* [Problem description] If a line comes after the one containing "size_t lion_conv3d_wgrad_workspace_floats(int B, int", leave it out; copy every line before it, and that line too, exactly as written, starting from the first line of the entries.

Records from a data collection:
========================================

size_t lion_conv3d_packed_floats(int Cout, int Cin);
int lion_conv3d_pack_weights(const float *w, int Cout, int Cin, float *wp, lionStream_t stream);
int lion_conv3d_k3_forward(const float *x, const float *wp, const float *bias, int B, int Cin,
                           int Cout, int r, float *y, lionStream_t stream);
size_t lion_conv3d_wgrad_workspace_floats(int B, int Cin, int Cout, int r);
int lion_conv3d_k3_wgrad(const float *x, const float *gy, int B, int Cin, int Cout, int r, float *gw, float *ws,
                         size_t ws_floats, lionStream_t stream);
int lion_conv3d_k3_wgrad_split(const float *x, const float *gy, int B, int Cin, int Cout, int r, float *gw, float *ws,
                               size_t ws_floats, lionStream_t stream);
size_t lion_conv3d_wgrad_sparse_workspace_floats(int B, int Cin, int Cout, int r);
int lion_conv3d_k3_wgrad_split_sparse(const float *x, const float *gy, const int32_t *cnt, int B, int Cin, int Cout, int r,
                                      float *gw, float *ws, size_t ws_floats, lionStream_t stream);

int lion_conv3d_stat_tiles(int r, int Cout, int B, int sparse);
int lion_conv3d_k3_fused_forward(const float *x, const float *wp, const float *bias, int B, int Cin,
                                 int Cout, int r, const float *pro_a, const float *pro_b, const float *pro_bias,
                                 const float *tconst, float *y, float *stats, int32_t *occ, lionStream_t stream);
size_t lion_conv3d_occupancy_ints(int r, int Cout, int B);
int lion_conv3d_const_response(const float *wsum, const float *bias2, const float *bias1, const float *pro_a,
                               const float *pro_b, int B, int Cin, int Cout, float *tconst, lionStream_t stream);
int lion_conv3d_tile_occupancy(const int32_t *cnt, int B, int r, int Cout, int32_t *occ_m1, int32_t *occ_m2,
                               lionStream_t stream);
int lion_conv3d_tile_occupancy_aware(const int32_t *cnt, int B, int r, int Cout, int32_t *occ_m1, int32_t *occ_m2,
                                     int consumer_aware, lionStream_t stream);
int lion_groupnorm_fold(const float *stats, int B, int C, int T, int G, int voxels, const float *gamma,
                        const float *beta, const float *fac, const float *gbias, int ld_fg, float eps,
                        float *A, float *Bs, float *chmean, lionStream_t stream);
size_t lion_conv3d_split_packed_halfs(int Cout, int Cin);
int lion_conv3d_split_pack_weights(const float *w, int Cout, int Cin, uint16_t *wp, lionStream_t stream);
int lion_conv3d_split_stat_tiles(int r, int Cout);
int lion_conv3d_k3_split_forward(const float *x, const uint16_t *wp, const float *bias, int B, int Cin, int Cout,
                                 int r, const float *pro_a, const float *pro_b, const float *pro_bias,
                                 const float *tconst, float *y, float *stats, int32_t *occ, lionStream_t stream);
int lion_conv3d_k3_half_forward(const float *x, const uint16_t *wp, const float *bias, int B, int Cin, int Cout,
                                int r, const float *pro_a, const float *pro_b, const float *pro_bias,
                                const float *tconst, float *y, float *stats, int32_t *occ, lionStream_t stream);
size_t lion_skinny_packed_floats(int Cout, int Cin);
int lion_skinny_pack_weights(const float *w, int Cout, int Cin, float *wp, lionStream_t stream);
int lion_skinny_splits(int Cin, int Cout);
int lion_skinny_gemm(const float *pin, int ks_in, const float *bias_in, int act_in, const float *addT,
                     const float *wp, int nb, int Cin, int Cout, float *pout, lionStream_t stream);
int lion_skinny_finish(const float *A, int ks_a, const float *bias_a, const float *Bp, int ks_b, const float *resid,
                       int nb, int C, int mode, float *y, lionStream_t stream);
int lion_skinny_gemm_se_finish(const float *pin, int ks_in, const float *bias_in, int act_in, const float *wp, int nb, int Cin,
                               int Cout, const float *A, int ks_a, const float *bias_a, const float *resid, float *y,
                               lionStream_t stream);
int lion_to_channel_major(const float *a, int lda, int Ca, float *oa, const float *b, int ldb, int Cb, float *ob, int B,
                          lionStream_t stream);
int lion_from_channel_major(const float *x, int B, int C, float *y, lionStream_t stream);
int lion_groupnorm_fold_se(const float *stats, int B, int C, int T, int G, int voxels, const float *gamma,
                           const float *beta, const float *fac, const float *gbias, int ld_fg, float eps, const float *w1,
                           const float *w2, int H, float *A, float *Bs, lionStream_t stream);
int lion_se_gate(const float *chmean, const float *w1, const float *w2, int B, int C, int H, float *A,
                 float *Bs, lionStream_t stream);
int lion_trilinear_devoxelize_affine_forward(const float *coords, const float *feat, const float *scale,
                                             const float *shift, int B, int C, int N, int r, float *out,
                                             lionStream_t stream);
size_t lion_devoxelize_plan_bytes(int B, int N, int r);
int lion_trilinear_devoxelize_plan(const float *coords, int B, int N, int r, void *plan, size_t plan_bytes,
                                   lionStream_t stream);
int lion_trilinear_devoxelize_planned_forward(const void *plan, size_t plan_bytes, const float *coords, const float *feat,
                                              const float *scale, const float *shift, int B, int C, int N, int r,
                                              float *out, lionStream_t stream);

int lion_row_stats(const float *x, int rows, int L, float *stats, lionStream_t stream);
size_t lion_pwconv_packed_floats(int Cout, int Cin);
int lion_pwconv_pack_weights(const float *w, int Cout, int Cin, float *wp, lionStream_t stream);
int lion_pwconv_stat_tiles(int Cout, int Cin, int L);
int lion_pwconv_forward(const float *x, const float *wp, const float *bias, int B, int Cin, int Cout, int L,
                        const float *pro_a, const float *pro_b, float *y, float *stats, lionStream_t stream);
int lion_pwconv_forward_max(const float *x, const float *wp, const float *bias, int B, int Cin, int Cout, int L,
                            const float *pro_a, const float *pro_b, const float *out_a, const float *out_b,
                            float *stats, float *ymax, lionStream_t stream);
size_t lion_pwconv_split_packed_halfs(int Cout, int Cin);
int lion_pwconv_split_pack_weights(const float *w, int Cout, int Cin, uint16_t *wp, lionStream_t stream);
int lion_pwconv_split_pack_weights_t(const float *w, int Cout, int Cin, const uint16_t *wp, uint16_t *wpt, lionStream_t stream);
int lion_pwconv_split_stat_tiles(int Cout, int Cin, int L);
int lion_pwconv_split_forward(const float *x, const uint16_t *wp, const float *bias, int B, int Cin, int Cout, int L,
                              const float *pro_a, const float *pro_b, float *y, float *stats, lionStream_t stream);
int lion_linear_attention_core(const float *qkv, int B, int H, int D, int N, float *out, lionStream_t stream);
int lion_linear_attention_core_backward(const float *qkv, const float *gout, int B, int H, int D, int N, float *gqkv,
                                        lionStream_t stream);
int lion_linear_forward(const float *x, const float *wp, const float *bias, int B, int K, int O, int act, float slope,
                        float *y, lionStream_t stream);
int lion_affine_swish(const float *x, const float *A, const float *Bs, int rows, int L, float *y,
                      lionStream_t stream);
int lion_affine_swish_max(const float *x, const float *A, const float *Bs, int rows, int M, int U,
                          float *y, lionStream_t stream);
int lion_timestep_embedding(const float *t, const float *row, float scale, int B, int half, int D, float *emb,
                            lionStream_t stream);
int lion_affine_swish_add(const float *x, const float *A, const float *Bs, const float *addend, int rows, int L, float *y,
                          lionStream_t stream);

size_t lion_scatter_csr_workspace_bytes(int B, int E, int bins);
int lion_scatter_csr(const float *gy, const int32_t *idx, const float *w, int B, int C, int S, int E, int bins, void *ws,
                     size_t ws_bytes, float *gx, lionStream_t stream);

size_t lion_pwconv_wgrad_workspace_bytes(int B, int Cin, int Cout, int L);
int lion_pwconv_wgrad(const float *x, const float *gy, int B, int Cin, int Cout, int L, void *ws, size_t ws_bytes,
                      float *gw, float *gb, lionStream_t stream);
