template <int K>
__device__ __forceinline__ void diagonal_fast(const DevBatch &B, const Lds<4> &L, const FastLds &F, uint32_t r, const Rng &rng, double beta,
                                              uint32_t M, int &n_io, int &ntrans_io, uint32_t &gr, uint32_t fbmask) {
    constexpr int W = 4, NT = W * 64;
    constexpr uint32_t TS = (uint32_t)(NT * K);
    static_assert(K == 2 || K == 4, "rows p and p + 64 share one Philox call");
    const int tid = threadIdx.x, lane = tid & 63, wave = __builtin_amdgcn_readfirstlane(tid >> 6);
    uint32_t *ops = B.ops + (size_t)r * B.stride;
    const uint8_t *flipb = (fbmask ? B.flipb : reinterpret_cast<const uint8_t *>(B.ops)) + (size_t)r * B.stride;
    auto ld_word = [&](uint32_t idx) -> uint32_t {
        return row_ld(ops, idx) ^ ((uint32_t)*reinterpret_cast<const uint8_t *>(reinterpret_cast<const char *>(flipb) + (size_t)idx) & fbmask);
    };
    const uint32_t N = B.N, Nb = B.Nb, E = B.E;
    for (uint32_t i = tid; i < N; i += NT) LDSW(F.o_spin, i) = ((LDSW(L.o_state, i >> 5) >> (i & 31)) & 1u) * 0x01010101u;
    __syncthreads();

    const uint32_t ntiles = (M + TS - 1) / TS;
    int n_start = n_io, ntrans = 0;
    const uint32_t m_later = (uint32_t)((0x0101010100ull << (8 * wave)) & 0xFFFFFFFFull);
    const uint32_t m_earlier = 0x01010101u & ((1u << (8 * wave)) - 1u);
    const uint32_t spin_my = 4u * F.o_spin + (uint32_t)wave;
    const uint32_t markhi = (127u - (uint32_t)lane) << 1;

    const uint32_t dummy_w = F.o_dummy + (uint32_t)lane;
    auto evmask32 = [](uint32_t wd) -> uint32_t { return 0u - ((wd ^ (wd >> 2)) & 1u); };
    auto propagate = [&](const uint32_t (&wd)[K], uint32_t mask) {
        if (mask == 0u) return;
#pragma unroll
        for (int j = 0; j < K; ++j) {
            const uint32_t v = F.o_spin + (wd[j] >> 4) - 1u - E;
            atomicXor(&lds_raw[bfi32(evmask32(wd[j]), v, dummy_w)], mask);
        }
    };

    uint32_t wnext[K];
#pragma unroll
    for (int j = 0; j < K; ++j) wnext[j] = ld_word((uint32_t)(wave * 64 * K + j * 64 + lane));
    propagate(wnext, m_later);
    __syncthreads();
    const uint32_t lane2 = 2u * (uint32_t)lane;
    const uint32_t vM = vgpr_copy_u32(M), vM1 = vgpr_copy_u32(M + 1u), vzero = vgpr_copy_u32(0u);

    for (uint32_t tile = 0; tile < ntiles; ++tile) {
#if SSE_ROTATE_PRIO
        if ((tile & (SSE_ROTATE_PRIO - 1u)) == 0u) sse_set_prio((tile / SSE_ROTATE_PRIO) + blockIdx.x);
#endif
        uint32_t word[K];
#pragma unroll
        for (int j = 0; j < K; ++j) word[j] = wnext[j];
        const uint32_t pbase = tile * TS + (uint32_t)(wave * 64 * K + lane);
        {
            const uint32_t pn = (tile + 1 < ntiles ? pbase + TS : pbase);
#pragma unroll
            for (int j = 0; j < K; ++j) wnext[j] = ld_word(pn + (uint32_t)(j * 64));
        }
        const bool partial = tile * TS + TS > M;

        double un[K], nb[K];
        uint32_t cbv[K], neww[K], ent[K], bnd[K], rr1[K];
        uint64_t insm[K], remm[K], acc[K];
        {
            uint4 rnd = make_uint4(0, 0, 0, 0);
#pragma unroll
            for (int j = 0; j < K; ++j) {
                const uint32_t wd = word[j];
                if ((j & 1) == 0) rnd = rng.draw(SSE_TAG_DIAG, pbase + (uint32_t)(j * 64));
                const uint32_t r0 = (j & 1) ? rnd.z : rnd.x;
                rr1[j] = (j & 1) ? rnd.w : rnd.y;
                const uint64_t occm = sse_ballot(wd != 0u);
                bnd[j] = sel64(occm, (wd >> 4) - 1u, __umulhi(r0, Nb));
                ent[j] = LDSW(F.o_tab, bnd[j]);
            }
        }
        uint32_t sub0[K];
#pragma unroll
        for (int j = 0; j < K; ++j) {
            const uint32_t e = ent[j], inb = word[j] & 1u;
            const uint32_t va = e & 0xFFFu, vc = (e >> 12) & 0xFFFu;
            const uint32_t adr_a = spin_my + 4u * va, adr_c = spin_my + 4u * vc;
            const uint32_t mark = markhi | inb;
            const uint32_t ev32 = evmask32(word[j]);
            const uint32_t adr_w = bfi32(ev32, adr_a, 4u * dummy_w);
            LDS8(adr_w) = (uint8_t)mark;
            SSE_WAVE_FENCE();
            const uint32_t ea = LDS8(adr_a), ec = LDS8(adr_c);
            uint32_t sa, sc;
            const uint64_t dup = sse_ballot(((ea ^ mark) & ev32) != 0u);
            if (!dup) {
                sa = (ea ^ ((ea + lane2) >> 8)) & 1u;
                sc = (ec ^ ((ec + lane2) >> 8)) & 1u;
                SSE_WAVE_FENCE();
                LDS8(adr_w) = (uint8_t)(inb ^ 1u);
            } else {
                sa = ea & 1u; sc = ec & 1u;
                bool seen_a = false, seen_c = false;
                uint64_t m = sse_ballot(ev32 != 0u);
                while (m) {
                    const int Ls = __ffsll((long long)m) - 1;
                    m &= m - 1;
                    const bool later = lane > Ls;
                    const uint32_t vL = __builtin_amdgcn_readlane(va, Ls), inL = __builtin_amdgcn_readlane(inb, Ls);
                    if (va == vL) { sa = later ? (inL ^ 1u) : (seen_a ? sa : inL); seen_a = true; }
                    if (vc == vL) { sc = later ? (inL ^ 1u) : (seen_c ? sc : inL); seen_c = true; }
                    if (lane == Ls) LDS8(adr_a) = (uint8_t)(inL ^ 1u);
                }
                SSE_WAVE_FENCE();
            }
            sub0[j] = sa | (sc << 1);
        }
#pragma unroll
        for (int j = 0; j < K; ++j) {
            const uint32_t e = ent[j], wd = word[j];
            const uint32_t okbit = (e >> (24u + sub0[j])) & 1u;
            const uint32_t sub = sub0[j] & (e >> 28) & 3u;
            const double2 nbp = *reinterpret_cast<const double2 *>(&lds_raw[F.o_nb + 4u * (e >> 30)]);
            const double u = (double)rr1[j];
            insm[j] = sse_ballot(okbit > wd);
            if (partial) insm[j] &= sse_ballot(pbase + (uint32_t)(j * 64) < M);
            remm[j] = sse_ballot((wd & ~evmask32(wd)) != 0u);
            un[j] = u * nbp.y;
            nb[j] = nbp.x;
            cbv[j] = sel64(insm[j], vM, vM1);
            neww[j] = sel64(insm[j], ((bnd[j] + 1u) << 4) | sub | (sub << 2), vzero);
            acc[j] = 0ull;
        }

        int npref[K];
#pragma unroll
        for (int j = 0; j < K; ++j) npref[j] = n_start;
        int tot_all = 0, base = 0;
        bool first = true;
        for (;;) {
            int wtot = 0;
            bool changed = first;
#pragma unroll
            for (int j = 0; j < K; ++j) {
                const double t = (double)(int)(cbv[j] - (uint32_t)npref[j]);
                const uint64_t lt_ins = sse_ballot((double)rr1[j] * t < nb[j]);
                const uint64_t lt_rem = sse_ballot(un[j] < t);
                const uint64_t a = (lt_ins & insm[j]) | (lt_rem & remm[j]);
                changed |= a != acc[j];
                acc[j] = a;
                wtot += popc64(a & insm[j]) - popc64(a & remm[j]);
            }
            const int buf = gr & 1;
            if (lane == 0) { LDSI(L.o_tot, buf * W + wave) = wtot; LDSW(L.o_chg, buf * W + wave) = changed ? 1u : 0u; }
            __syncthreads();
            if (first) {
                propagate(word, m_earlier);
                if (tile + 1 < ntiles) propagate(wnext, m_later);
            }
            base = 0; tot_all = 0; uint32_t anychg = 0;
#pragma unroll
            for (int w2 = 0; w2 < W; ++w2) {
                const int t = __builtin_amdgcn_readfirstlane(LDSI(L.o_tot, buf * W + w2));
                if (w2 < wave) base += t;
                tot_all += t;
                anychg |= (uint32_t)__builtin_amdgcn_readfirstlane((int)LDSW(L.o_chg, buf * W + w2)) & 1u;
            }
            gr++;
            if (!first && !anychg) break;
            first = false;
            int run = n_start + base;
#pragma unroll
            for (int j = 0; j < K; ++j) {
                const uint64_t im = acc[j] & insm[j], rm = acc[j] & remm[j];
                const int ci = (int)__builtin_amdgcn_mbcnt_hi((uint32_t)(im >> 32), __builtin_amdgcn_mbcnt_lo((uint32_t)im, (uint32_t)run));
                const int cr = (int)__builtin_amdgcn_mbcnt_hi((uint32_t)(rm >> 32), __builtin_amdgcn_mbcnt_lo((uint32_t)rm, 0u));
                npref[j] = ci - cr;
                run += popc64(im) - popc64(rm);
            }
        }
        int dn = 0, dtr = 0;
#pragma unroll
        for (int j = 0; j < K; ++j) {
            const uint32_t fw = sel64(acc[j], neww[j], word[j]);
            row_st(ops, pbase + (uint32_t)(j * 64), fw);
            const uint64_t im = acc[j] & insm[j], rm = acc[j] & remm[j];
            const uint64_t trm = sse_ballot((ent[j] >> 30) == SSE_FAST_CLASS_G);
            dn += popc64(im) - popc64(rm);
            dtr += popc64(im & trm) - popc64(rm & trm);
        }
        ntrans += dtr;
        if (lane == 0 && (dtr | dn)) {
            const uint32_t ch = (tile * TS + (uint32_t)(wave * 64 * K)) / B.CH;
            if (dn) atomicAdd(&LDSW(L.o_chn, ch), (uint32_t)dn);
            if (dtr) atomicAdd(&LDSW(L.o_chtr, ch), (uint32_t)dtr);
        }
        n_start += tot_all;
    }
    __syncthreads();
    if (lane == 0) LDSI(L.o_tot, wave) = ntrans;
    __syncthreads();
    int dt = 0;
#pragma unroll
    for (int w2 = 0; w2 < W; ++w2) dt += LDSI(L.o_tot, w2);
    __syncthreads();
    ntrans_io += dt;
    n_io = n_start;
}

========================================

* [Result]
size_t lion_conv3d_packed_floats(int Cout, int Cin);
int lion_conv3d_pack_weights(const float *w, int Cout, int Cin, float *wp, lionStream_t stream);
int lion_conv3d_k3_forward(const float *x, const float *wp, const float *bias, int B, int Cin,
                           int Cout, int r, float *y, lionStream_t stream);
size_t lion_conv3d_wgrad_workspace_floats(int B, int Cin, int Cout, int r);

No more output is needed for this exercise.